Eukaryotic cells are characterized by a high degree of compartmentalization, and trafficking between specific subcellular compartments often serves to regulate the biological functions of proteins. Whereas the localization of specific proteins is routinely determined with microscopy-based methods, a true understanding of proteome dynamics requires the ability to simultaneously establish the subcellular locations of a large number of proteins.
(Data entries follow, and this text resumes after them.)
template <int NP, int CB>
__device__ __forceinline__ void timestep_general(
    const float (&l)[NP], const float (&m)[NP], const float (&n)[NP],
    const float (&poff)[NP], float (&acc)[NP][8],
    const idg::UVWCoordinate<float> c, const float4 *__restrict__ vrow,
    const float *__restrict__ wavenumbers, int C) {
  float pidx[NP];
#pragma unroll
  for (int i = 0; i < NP; ++i)
    pidx[i] = fma_(c.w, n[i], fma_(c.u, l[i], c.v * m[i]));
  for (int cb = 0; cb < C; cb += CB) {
    const int ce = min(cb + CB, C);
    const float k0 = wavenumbers[cb];
    float A[NP], R[NP];
#pragma unroll
    for (int i = 0; i < NP; ++i) {
      A[i] = fma_(-pidx[i], k0, poff[i]);
      R[i] = revolutions(A[i]);
    }
    float k = k0;
    float4 va = vrow[2 * cb], vb = vrow[2 * cb + 1];
    for (int ch = cb; ch < ce; ++ch) {
      const int nx = min(ch + 1, C - 1);
      const float kn = wavenumbers[nx];
      const float4 van = vrow[2 * nx], vbn = vrow[2 * nx + 1];
#pragma unroll
      for (int i = 0; i < NP; ++i) {
        const float ph = fma_(-pidx[i], k, poff[i]);
        const float r = fma_(ph - A[i], kInv2PiHi, R[i]);
        float sn, cs;
        sincos_rev(r, &sn, &cs);
        mac4(acc[i], va, vb, cs, sn);
      }
      k = kn;
      va = van;
      vb = vbn;
    }
  }
}

template <int NB, int CB>
__device__ __forceinline__ void timestep_mirror(
    const float (&l)[2 * NB], const float (&m)[2 * NB],
    const float (&poff)[2 * NB], float (&acc)[2 * NB][8],
    const idg::UVWCoordinate<float> c, const float4 *__restrict__ vrow,
    const float *__restrict__ wavenumbers, int C) {
  float pidx[NB];
#pragma unroll
  for (int i = 0; i < NB; ++i) pidx[i] = fma_(c.u, l[i], c.v * m[i]);
  for (int cb = 0; cb < C; cb += CB) {
    const int ce = min(cb + CB, C);
    const float k0 = wavenumbers[cb];
    float A[NB], R[NB];
#pragma unroll
    for (int i = 0; i < NB; ++i) {
      A[i] = fma_(-pidx[i], k0, poff[i]);
      R[i] = revolutions(A[i]);
    }
    float k = k0;
    float4 va = vrow[2 * cb], vb = vrow[2 * cb + 1];
    for (int ch = cb; ch < ce; ++ch) {
      const int nx = min(ch + 1, C - 1);
      const float kn = wavenumbers[nx];
      const float4 van = vrow[2 * nx], vbn = vrow[2 * nx + 1];
#pragma unroll
      for (int i = 0; i < NB; ++i) {
        const float ph = fma_(-pidx[i], k, poff[i]);
        const float r = fma_(ph - A[i], kInv2PiHi, R[i]);
        float sn, cs;
        sincos_rev(r, &sn, &cs);
        mac4(acc[i], va, vb, cs, sn);
        mac4(acc[NB + i], va, vb, cs, -sn);
      }
      k = kn;
      va = van;
      vb = vbn;
    }
  }
}

__device__ __forceinline__ void pixel_out(const float (&a)[8], int p, int S,
                                          const SubgridSetup &g,
                                          int nr_stations,
                                          const float *__restrict__ spheroidal,
                                          const float2 *__restrict__ aterms,
                                          float2 (&o)[4]) {
  const int y = p / S, x = p - (p / S) * S;
  idg::cfloat pix[4], a1[4], a2[4];
  for (int q = 0; q < 4; ++q) pix[q] = {a[2 * q], a[2 * q + 1]};
  load_jones(aterm_ptr(aterms, nr_stations, S, g.aterm_index, g.station1, y,
                       x), a1);
  load_jones(aterm_ptr(aterms, nr_stations, S, g.aterm_index, g.station2, y,
                       x), a2);
  idg::apply_aterm_gridder(pix, a1, a2);
  const float sph = spheroidal[p];
#pragma unroll
  for (int q = 0; q < 4; ++q) o[q] = make_float2(pix[q].re * sph, pix[q].im * sph);
}

__device__ __forceinline__ void store_pixel(
    const float (&a)[8], int p, int S, int npix, const SubgridSetup &g,
    int nr_stations, const float *__restrict__ spheroidal,
    const float2 *__restrict__ aterms, float2 *__restrict__ out) {
  float2 o[4];
  pixel_out(a, p, S, g, nr_stations, spheroidal, aterms, o);
#pragma unroll
  for (int q = 0; q < 4; ++q) out[static_cast<size_t>(q) * npix + p] = o[q];
}

template <bool W_TERMS = true>
__device__ __forceinline__ void pixel_geometry(int p, int S, float image_size,
                                               const SubgridSetup &g,
                                               float &l, float &m, float &n,
                                               float &poff) {
  const int y = p / S, x = p - (p / S) * S;
  l = idg::compute_l(x, S, image_size);
  m = idg::compute_m(y, S, image_size);
  if constexpr (W_TERMS) {
    n = idg::compute_n(l, m);
    poff = fma_(g.w_offset, n, fma_(g.u_offset, l, g.v_offset * m));
  } else {
    n = 0.0f;
    poff = fma_(g.u_offset, l, g.v_offset * m);
  }
}


#ifndef IDG_GRID_KSBUF
#define IDG_GRID_KSBUF 32
#endif
constexpr int kKsBuf = IDG_GRID_KSBUF;
#ifndef IDG_GRID_KSBUF_MIRROR
#define IDG_GRID_KSBUF_MIRROR (2 * IDG_GRID_KSBUF)
#endif
constexpr int kKsBufMirror = IDG_GRID_KSBUF_MIRROR;
#ifndef IDG_GRID_FILL_DEPTH
#define IDG_GRID_FILL_DEPTH 2
#endif
constexpr int mirror_fill_depth(int S_CT, bool combined) {
  return combined && S_CT != 32 ? 1 : IDG_GRID_FILL_DEPTH;
}

template <int AT, int NW>
struct MfmaLds {
  static constexpr int kObufFloats = NW * 16 * AT * 16;
  static constexpr int kBbufWords = kKsBuf * 64 * 8;
  static_assert(kKsBufMirror * 64 * 4 <= kBbufWords, "one buffer, two layouts");
  static constexpr int kUvwOff =
      kObufFloats > kBbufWords ? kObufFloats : kBbufWords;
  static constexpr int kRedOff = kUvwOff + 4 * 4 * kKsBuf;
  static constexpr int kSlotOff = kRedOff + 8;
  static constexpr int kSinkOff = kSlotOff + 2;
  static constexpr int kWords = kSinkOff + 64;
  static constexpr int kGeoOff = kWords;
  static constexpr int kWordsGeo = kGeoOff + 64 + 2 * 1024;
};
template <int S_CT, int NW, int AT>
constexpr int general_lds_words() {
  return S_CT == 32 ? MfmaLds<AT, NW>::kWordsGeo : MfmaLds<AT, NW>::kWords;
}

__device__ __forceinline__ void l2_prefetch_dma(const void *src,
                                                const void *lds_dst) {
  const unsigned m0 = __builtin_amdgcn_readfirstlane(static_cast<unsigned>(
      reinterpret_cast<size_t>((const __attribute__((address_space(3))) void *)
                                   lds_dst)));
  unsigned saved;
  asm volatile(
      "s_mov_b32 %0, m0\n\ts_mov_b32 m0, %2\n\ts_nop 0\n\t"
      "global_load_lds_dword %1, off\n\ts_mov_b32 m0, %0"
      : "=&s"(saved)
      : "v"(src), "s"(m0)
      : "memory");
}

With the goal of enabling a proteome-level view of subcellular dynamics, a group led by Georg Borner of the Max Plank Institute of Biochemistry in Martinsried recently reported the development of a method they call Dynamic Organellar Maps (Itzhak et al., 2016). In this approach, cells are first metabolically labeled for downstream quantitation, then lysed under mild conditions before organelles and the nuclear and cytosolic fractions are separated by differential centrifugation. A reference fraction labeled with heavy isotope is then mixed with light-isotope-labeled samples from each organelle-containing fraction to generate SILAC ratios by mass spectrometry. Label-free quantitation is also carried out in parallel for the nuclear, cytosolic and combined organellar fractions. After data acquisition, Itzhak et al. used principal-component analysis to cluster the data, which revealed the localization of each identified protein through overlay with known organellar markers. Precise assignment to organellar clusters was further aided by a support vector machine supervised learning approach. In this basic iteration of Organellar Maps, the authors obtained quantitative cellular localization data for close to 9,000 HeLa cell proteins, with highly reproducible organellar profiles for more than 5,000.

Dynamic Organellar Maps enables quantitative mapping of subcellular translocation events. Credit: Adapted from Itzhak et al. (2016) (https://creativecommons.org/ licenses/by/4.0/legalcode).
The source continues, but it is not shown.